Кёрстен не дул на воду. Он помнил о событиях 1956 года. Тогда он сам выступал одним из действующих лиц – адвокатом беженца из Румынии, оказавшегося под судом в Швейцарии. Подзащитный Кёрстена был одним из четырех вооруженных антикоммунистов, захвативших 14 февраля 1955 года посольство Румынской Народной Республики в Берне с требованием освободить на родине ряд политических заключенных. «Бернский инцидент», как это происшествие окрестила пресса, привел не только к срыву работы посольства, но и к гибели одного из сотрудников. Судебные заседания освещали многие европейские средства массовой информации, и это привлекло внимание аудитории к нарушению прав человека в Румынии эпохи сталинизма. А вот американские журналисты их проигнорировали. Кёрстен под конец жизни вспоминал: «Я помню, как мало значения придавало ему радио „Свободная Европа“, а в журнале Life, по-моему, подготовили репортаж о румынском процессе, но, насколько я знаю, в печать он не пошел. Я надеялся, что с процессом Сташинского такого не произойдет»263.

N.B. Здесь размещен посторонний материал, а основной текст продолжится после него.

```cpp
template <int NJ = 5>
__device__ __forceinline__ int b_col160(int r) {
  constexpr int GW = 16 * NJ;
  const int g = r >= GW, l = r - GW * g, j = l >> 4, q = l & 15;
  if (j >= 4) return GW * g + 64 + q;
  return GW * g + 32 * (j >> 1) + 8 * (q >> 2) + 4 * (j & 1) + (q & 3);
// ... 85 lines not shown
#pragma unroll
        for (int g = 0; g < 4; ++g) dma_a(g, kt, slot);
      } else {
#pragma unroll
        for (int g = 0; g < 3; ++g) dma_b(g, kt, slot);
      }
    } else {
      if (part == 0) {
        dma_a(0, kt, slot);
        dma_a(1, kt, slot);
        dma_b(0, kt, slot);
      } else {
        dma_a(2, kt, slot);
        dma_a(3, kt, slot);
        dma_b(1, kt, slot);
        dma_b(2, kt, slot);
      }
    }
  };
  auto stage = [&](int kt, int slot) {
    stage_part(0, kt, slot);
    if constexpr ((DS & 3) != 0) stage_part(1, kt, slot);
  };
  auto wait_tile = [&]() {
    if (!Gm::B_HALF || wave < Gm::REM / 8) mc::wait_vmcnt<Gm::NA + Gm::NBG>();
    else mc::wait_vmcnt<Gm::NA + Gm::NBG - 1>();
  };

  f32x4 acc[NI][NJ];
  const int fr = lane & 15, fq = lane >> 4;
  bf16x8 af[NI], bfr[NJ];
  auto read_frags = [&](const unsigned char* S, int kk) {
#pragma unroll
    for (int i = 0; i < NI; ++i) {
      const int r = wm * (16 * NI) + 16 * i + fr;
      const int c = (4 * kk + fq) ^ ((r >> 1) & 7);
      af[i] = *reinterpret_cast<const bf16x8*>(S + r * 128 + 16 * c);
    }
    const unsigned char* SB = S + A_BYTESv;
#pragma unroll
    for (int j = 0; j < NJ; ++j) {
      const int r = grp * GW + 16 * j + fr;
      const int c = (4 * kk + fq) ^ ((r >> 1) & 7);
      bfr[j] = *reinterpret_cast<const bf16x8*>(SB + r * 128 + 16 * c);
    }
  };
  auto mma = [&]() {
// ... 292 lines not shown
  using T0 = std::false_type;
  using T1 = std::true_type;
  auto epilogue = [&](int m0, int n0) {
    if constexpr (LN) {
      if (hb) epilogue_t(m0, n0, T1{}, T0{});
      else epilogue_t(m0, n0, T0{}, T0{});
      return;
    }
    if (hr) {
      if (hb) epilogue_t(m0, n0, T1{}, T1{});
      else epilogue_t(m0, n0, T0{}, T1{});
    } else {
      if (hb) epilogue_t(m0, n0, T1{}, T0{});
      else epilogue_t(m0, n0, T0{}, T0{});
    }
  };

  int l = base_l;
  int m0, n0;
  coords(l, m0, n0);
  setup(m0, n0);
  stage(0, 0);
  stage(nk > 1 ? 1 : 0, 1);
  wait_tile();
  pp::barrier();
  if (NW == 8 && grp == 1) pp::barrier();

  int slot = 0;
  while (true) {
    const int ln = l + G;
    const bool has_next = ln < T;
    int nm0 = 0, nn0 = 0;
    if (has_next) coords(ln, nm0, nn0);
#pragma unroll
    for (int i = 0; i < NI; ++i)
#pragma unroll
      for (int j = 0; j < NJ; ++j) acc[i][j] = f32x4{0.f, 0.f, 0.f, 0.f};
    auto ktile = [&](int kt, bool PF) {
      const unsigned char* S = smem + slot * STAGE;
      const int slot2 = slot >= 1 ? slot - 1 : 2;
      const int kst = kt + 2 < nk ? kt + 2 : (has_next ? kt + 2 - nk : nk - 1);
      if (kt + 2 == nk && has_next) setup(nm0, nn0);
      if constexpr ((DS & 4) != 0) stage_part(0, kst, slot2);
      read_frags(S, 0);
      if constexpr ((DS & 4) == 0) stage_part(0, kst, slot2);
      if constexpr ((DS & 16) == 0) pp::wait_lgkm0();
      pp::barrier();
      mma();
      pp::barrier();
      if constexpr ((DS & 4) != 0) stage_part(1, kst, slot2);
      read_frags(S, 1);
      if constexpr ((DS & 4) == 0) stage_part(1, kst, slot2);
      wait_tile();
      if (PFE && PF) prefetch(m0, n0, hb, PFE == 1 && hr);
      pp::wait_lgkm0();
      pp::barrier();
      mma();
      pp::barrier();
      slot = slot == 2 ? 0 : slot + 1;
    };
    if constexpr (PFE == 2) {
      for (int kt = 0; kt < nk; ++kt) ktile(kt, kt == nk - 2);
    } else if constexpr (PFE) {
      for (int kt = 0; kt < nk - 2; ++kt) ktile(kt, false);
      ktile(nk - 2, true);
      ktile(nk - 1, false);
    } else {
      for (int kt = 0; kt < nk; ++kt) ktile(kt, false);
    }
    epilogue(m0, n0);
    if (!has_next) break;
    l = ln;
    m0 = nm0;
    n0 = nn0;
  }
  if (NW == 8 && grp == 0) pp::barrier();
// ... 5 lines not shown
```

comfy_gen_server_amd/ops/core.py:

```python
from __future__ import annotations

import collections
import math
import os

import numpy as np
import torch
import torch.nn.functional as F

from .. import _native
from . import autotune
from . import f32 as _f32
from .dispatch import backend_for, count, vendor_fallback

_DT = {torch.float32: 0, torch.bfloat16: 1, torch.float16: 2}

EPI_BIAS = 1
EPI_RESIDUAL = 2
EPI_GEGLU = 4
EPI_SILU_IN = 8
EPI_LNFOLD = 8
EPI_GELU = 32
EPI_F32OUT = 16

# ... 790 lines not shown
    pd = padding[0] if isinstance(padding, (tuple, list)) else padding
    y = sc.conv2d(lambda xx, _: _conv2d(xx, weight, bias, st, pd, None, weight_nhwc, groups, upsample2x, None),
                  x, weight.shape[2], st, pd, upsample2x, x2)
    if residual is not None:
        y = y + residual
    return y.contiguous(memory_format=torch.channels_last) if y.is_cuda else y


def upconv_tap_weights(weight: torch.Tensor) -> torch.Tensor:
    Cout, Cin = weight.shape[:2]
    G = (Cout + 15) // 16
    w = weight.new_zeros((G * 16, Cin, 9))
    w[:Cout] = weight.reshape(Cout, Cin, 9)
    return w.view(G, 16, Cin, 9).permute(0, 3, 1, 2).contiguous().view(G * 144, Cin)


def _upconv_use_taps(N, H, W, Cin, Cout, cached) -> bool:
    mode = os.environ.get("CGS_UPCONV_TAPS", "")
    if mode in ("0", "1"):
        return mode == "1"
    return cached and Cin >= 256 and Cout >= 32 and N * H * W * Cin * Cout * 36 >= (1 << 27)


CONV_VARIANTS = {"v2": 2, "v3": 3, "v4": 4, "v5": 5, "v6": 6, "v7": 7, "v8": 8, "v6n128": 18, "v6w4": 21, "auto": -2}
_FUSED_ACT_CONV = ("v3", "v4", "v8")


def _conv_operands(xc, x2c, w_nhwc, bias, res, out, kh, kw, stride, pad, flags):
    N, C1, H, W = xc.shape
    _, Cout, Ho, Wo = out.shape
    return (xc.data_ptr(), _ptr(x2c), C1, w_nhwc.data_ptr(), _ptr(bias), _ptr(res), out.data_ptr(), N, H, W,
            C1 + (0 if x2c is None else x2c.shape[1]), Cout, kh, kw, stride, pad, Ho, Wo, flags)


def _conv2d_act(x, weight, bias, stride, padding, residual, weight_nhwc, groups, upsample2x, x2, act, act_param):
    if act not in ACT_CODES:
        raise ValueError(f"unknown activation {act!r} (one of {sorted(ACT_CODES)})")
    st = stride[0] if isinstance(stride, (tuple, list)) else stride
    pd = padding[0] if isinstance(padding, (tuple, list)) else padding

    def split():
        y = conv2d(x, weight, bias, st, pd, weight_nhwc=weight_nhwc, groups=groups, upsample2x=upsample2x, x2=x2)
        y = activation(y, act, act_param, inplace=True)
        return y if residual is None else y + residual.to(y.dtype)

    Cout, _, kh, kw = weight.shape
    C1 = x.shape[1]
# ... 62 lines not shown
        x2c = None if x2 is None else x2.contiguous(memory_format=torch.channels_last)
        Hl, Wl = (2 * H, 2 * W) if upsample2x else (H, W)
        Ho = (Hl + 2 * padding - kh) // stride + 1
        Wo = (Wl + 2 * padding - kw) // stride + 1
        xc = x.contiguous(memory_format=torch.channels_last)
        r = None
        if residual is not None:
            r = residual.contiguous(memory_format=torch.channels_last)
        flags = 16 if upsample2x else 0

        def run(variant):
            out = torch.empty((N, Cout, Ho, Wo), device=x.device, dtype=x.dtype,
                              memory_format=torch.channels_last)
            pre = _conv_operands(xc, x2c, weight_nhwc, bias, r, out, kh, kw, stride, padding, flags)
            ws = _v7_ws(N * Ho * Wo, Cout, kh * kw * Cin, x.device) if variant == 7 else None
            if ws is not None:
                _check(_lib().cgs_conv2d_nhwc_v7ws(*pre, ws.data_ptr(), ws.numel(), _stream()), "cgs_conv2d_nhwc_v7ws")
            else:
                _check(_lib().cgs_conv2d_nhwc_v(*pre, variant, _stream()), "cgs_conv2d_nhwc")
            return out

        variant = -2
        M = N * Ho * Wo
        if M * Cout * Cin * kh * kw >= (1 << 27) and Cout > 16:
            cands = [("v4", lambda: run(4))]
            if Cout % 8 == 0:
                cands.append(("v8", lambda: run(8)))
            if Cin % 64 == 0:
                cands += [("v7", lambda: run(7)), ("v5", lambda: run(5)), ("v6", lambda: run(6)),
                          ("v2", lambda: run(2))]
                if Cout % 128 == 0 and Cout % 160 and kh * kw * Cin >= 128:
                    cands.append(("v6n128", lambda: run(18)))
                if Cout % 80 == 0 and kh * kw * Cin >= 128 and M <= 32768:
                    cands.append(("v6w4", lambda: run(21)))
            choice = autotune.choose(("conv", N, H, W, Cin, Cout, kh, stride, padding, flags, int(r is not None))
                                     + ((("dual", C1),) if x2c is not None else ()), cands, default="auto")
            variant = CONV_VARIANTS[choice]
        if (upsample2x and single and r is None and not gn_stats and kh == 3 and kw == 3 and stride == 1
                and padding == 1 and Cout % 8 == 0 and weight.dtype == x.dtype
                and _native.has_kernel("cgs_upconv_taps_nhwc")):
            def run_taps():
                wt = weight_taps() if callable(weight_taps) else weight_taps
                if wt is None:
                    wt = upconv_tap_weights(weight)
                out = torch.empty((N, Cout, Ho, Wo), device=x.device, dtype=x.dtype,
                                  memory_format=torch.channels_last)
                _check(_lib().cgs_upconv_taps_nhwc(xc.data_ptr(), wt.data_ptr(), _ptr(bias), out.data_ptr(), N, H, W,
                                                   Cin, Cout, _stream()), "cgs_upconv_taps_nhwc")
                return out

            if _upconv_use_taps(N, H, W, Cin, Cout, weight_taps is not None):
                return run_taps()
        if (gn_stats and variant == 6 and _GNS and (Ho * Wo) % 256 == 0 and Cin % 64 == 0 and C1 % 64 == 0
                and Cout % 8 == 0 and kh * kw * Cin >= 128 and (bias is None or bias.data_ptr() % 8 == 0)
                and _native.has_kernel("cgs_conv2d_nhwc_gns")):
            out = torch.empty((N, Cout, Ho, Wo), device=x.device, dtype=x.dtype, memory_format=torch.channels_last)
            part = torch.empty(N * (Ho * Wo // 64) * Cout * 2, device=x.device, dtype=torch.float32)
            _check(_lib().cgs_conv2d_nhwc_gns(*_conv_operands(xc, x2c, weight_nhwc, bias, r, out, kh, kw, stride,
                                                              padding, flags), part.data_ptr(), _stream()),
                   "cgs_conv2d_nhwc_gns")
            out._cgs_gnpart = (part, out.data_ptr())
            return out
        return run(variant)
    if upsample2x:
        x = upsample_nearest2x(x)
    if be == "torch":
        count("conv", "torch")
        y = F.conv2d(x.float(), weight.float(), None if bias is None else bias.float(), stride, padding,
                     groups=groups)
        if residual is not None:
            y = y + residual.float()
        return y.to(x.dtype)
    vendor_fallback("conv", f"dtype {x.dtype}, groups={groups}, Cin={x.shape[1]}, Cout={Cout}")
    y = F.conv2d(x, weight, bias, stride, padding, groups=groups)
    if residual is not None:
        y = y + residual
    return y


_CT_TAPS = ((3, 1), (2, 0))


def conv_transpose_phase_weights(weight: torch.Tensor):
# ... 1308 lines not shown
```

Before: 3.465 images/s.

## Add halo-patch 3x3 conv kernel reusing LDS input tile across all nine taps

Adds a new v6p conv kernel for 3x3 stride-1 convolutions. It loads an 18x18 halo input patch per channel slab into LDS once and reuses it for all nine taps, instead of re-gathering the im2col A operand for every tap. Weight tiles for each tap are streamed through a triple-buffered slot ring, and the kernel supports the fused GroupNorm partial-stats epilogue. It is enabled by default for a fixed set of SDXL UNet shapes whenever variant 6 is chosen, and it is also added as an autotune candidate. A probe loader variant that skips A loads after the first tap is also added, but it is not on the default path.

```diff
diff --git a/comfy_gen_server_amd/_native.py b/comfy_gen_server_amd/_native.py
--- a/comfy_gen_server_amd/_native.py
+++ b/comfy_gen_server_amd/_native.py
@@ -146,6 +146,8 @@
     "cgs_flash_attn_fwd_ks": [_P, _P, _P, _P, _I, _I, _I, _I, _L, _L, _L, _L, _L, _L, _L, _L, _F, _I, _P, _P, _P],
     "cgs_flash_attn_fwd_kv2": [_P, _P, _P, _P, _P, _P, _I, _I, _I, _I, _I, _L, _L, _L, _L, _L, _L, _L, _L, _L, _L, _L, _L, _F, _P],
     "cgs_conv2d_nhwc_gns": [_P, _P, _I, _P, _P, _P, _P, _I, _I, _I, _I, _I, _I, _I, _I, _I, _I, _I, _I, _P, _P],
+    "cgs_conv2d_nhwc_gns_v": [_P, _P, _I, _P, _P, _P, _P, _I, _I, _I, _I, _I, _I, _I, _I, _I, _I, _I, _I, _P, _I, _P],
+    "cgs_conv2d_nhwc_probe": [_P, _P, _P, _P, _P, _I, _I, _I, _I, _I, _I, _I, _I, _I, _I, _I, _P],
     "cgs_groupnorm_band_stats": [_P, _P, _I, _P, _P, _P, _I, _I, _I, _I, _I, _P],
     "cgs_groupnorm_apply_stats": [_P, _P, _I, _P, _P, _P, _P, _P, _P, _I, _I, _I, _I, _I, _I, _P],
     "cgs_groupnorm_nhwc_part": [_P, _P, _P, _P, _P, _P, _P, _I, _I, _I, _I, _I, _F, _I, _I, _P],
diff --git a/comfy_gen_server_amd/csrc/kernels/conv.hip b/comfy_gen_server_amd/csrc/kernels/conv.hip
--- a/comfy_gen_server_amd/csrc/kernels/conv.hip
+++ b/comfy_gen_server_amd/csrc/kernels/conv.hip
@@ -3,6 +3,7 @@
 #include "mfma_core.h"
 #include "mfma_pp.h"
 #include "mfma_pp160.h"
+#include "mfma_pp160p.h"
 #include "mfma_ppk.h"
 
 #define EPI_BIAS 1
@@ -466,6 +467,14 @@
   }
 };
 
+struct ConvGatherKD1 : ConvGatherKD {
+  static constexpr bool kTapProbe = true;
+  __device__ __forceinline__ bool has_a(int k0) const { return k0 < a->Cin; }
+  __device__ __forceinline__ void dma(int s, int k0, unsigned char* dst) const {
+    if (has_a(k0)) ConvGatherKD::dma(s, k0, dst);
+  }
+};
+
 struct ConvGatherKU {
   static constexpr bool kOwnDMA = true;
   const ConvArgs* a;
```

На этот раз американская пресса реагировала совсем по-другому. 7 сентября 1962 года – незадолго до обнародования даты начала процесса – в журнале Life появилась пространная разоблачительная статья руководителя его вашингтонской редакции Джона Стила. Заголовок: «Наемный убийца разоружен любовью: история советского шпиона, бежавшего на Запад». Вероятно, автор основывался на документах, переданных Белому дому коллегами из ФРГ. На тот момент это был самый подробный рассказ о судьбе Сташинского. Позднее пресс-служба ЦРУ будет отсылать к этой статье Стила репортеров, освещавших операции КГБ. Стил имел завидные связи в Вашингтоне и теперь знакомил читателей с мельчайшими подробностями совершенных Сташинским убийств. Автор изобразил «обращение» Богдана в другую идеологию побочным эффектом его любви к Инге.
Кёрстен высоко ценил Стила за точность и рекомендовал его статью сенатору Додду на встрече 1 октября. Но все же, с его точки зрения, материалу в Life кое-чего не хватало. Позднее Кёрстен отозвался о нем так:
Не уверен, что он достаточно подчеркнул важнейший, по моему убеждению, факт, доказанный в ходе процесса, – а именно, что советские власти одновременно проповедовали мирное сосуществование и готовили высококлассных киллеров, посылая их в свободный мир убивать тех, кто, по мнению Кремля, противодействовал его политике… Одним из важнейших условий такой подготовки было предотвратить уличение советского руководства в этих убийствах264.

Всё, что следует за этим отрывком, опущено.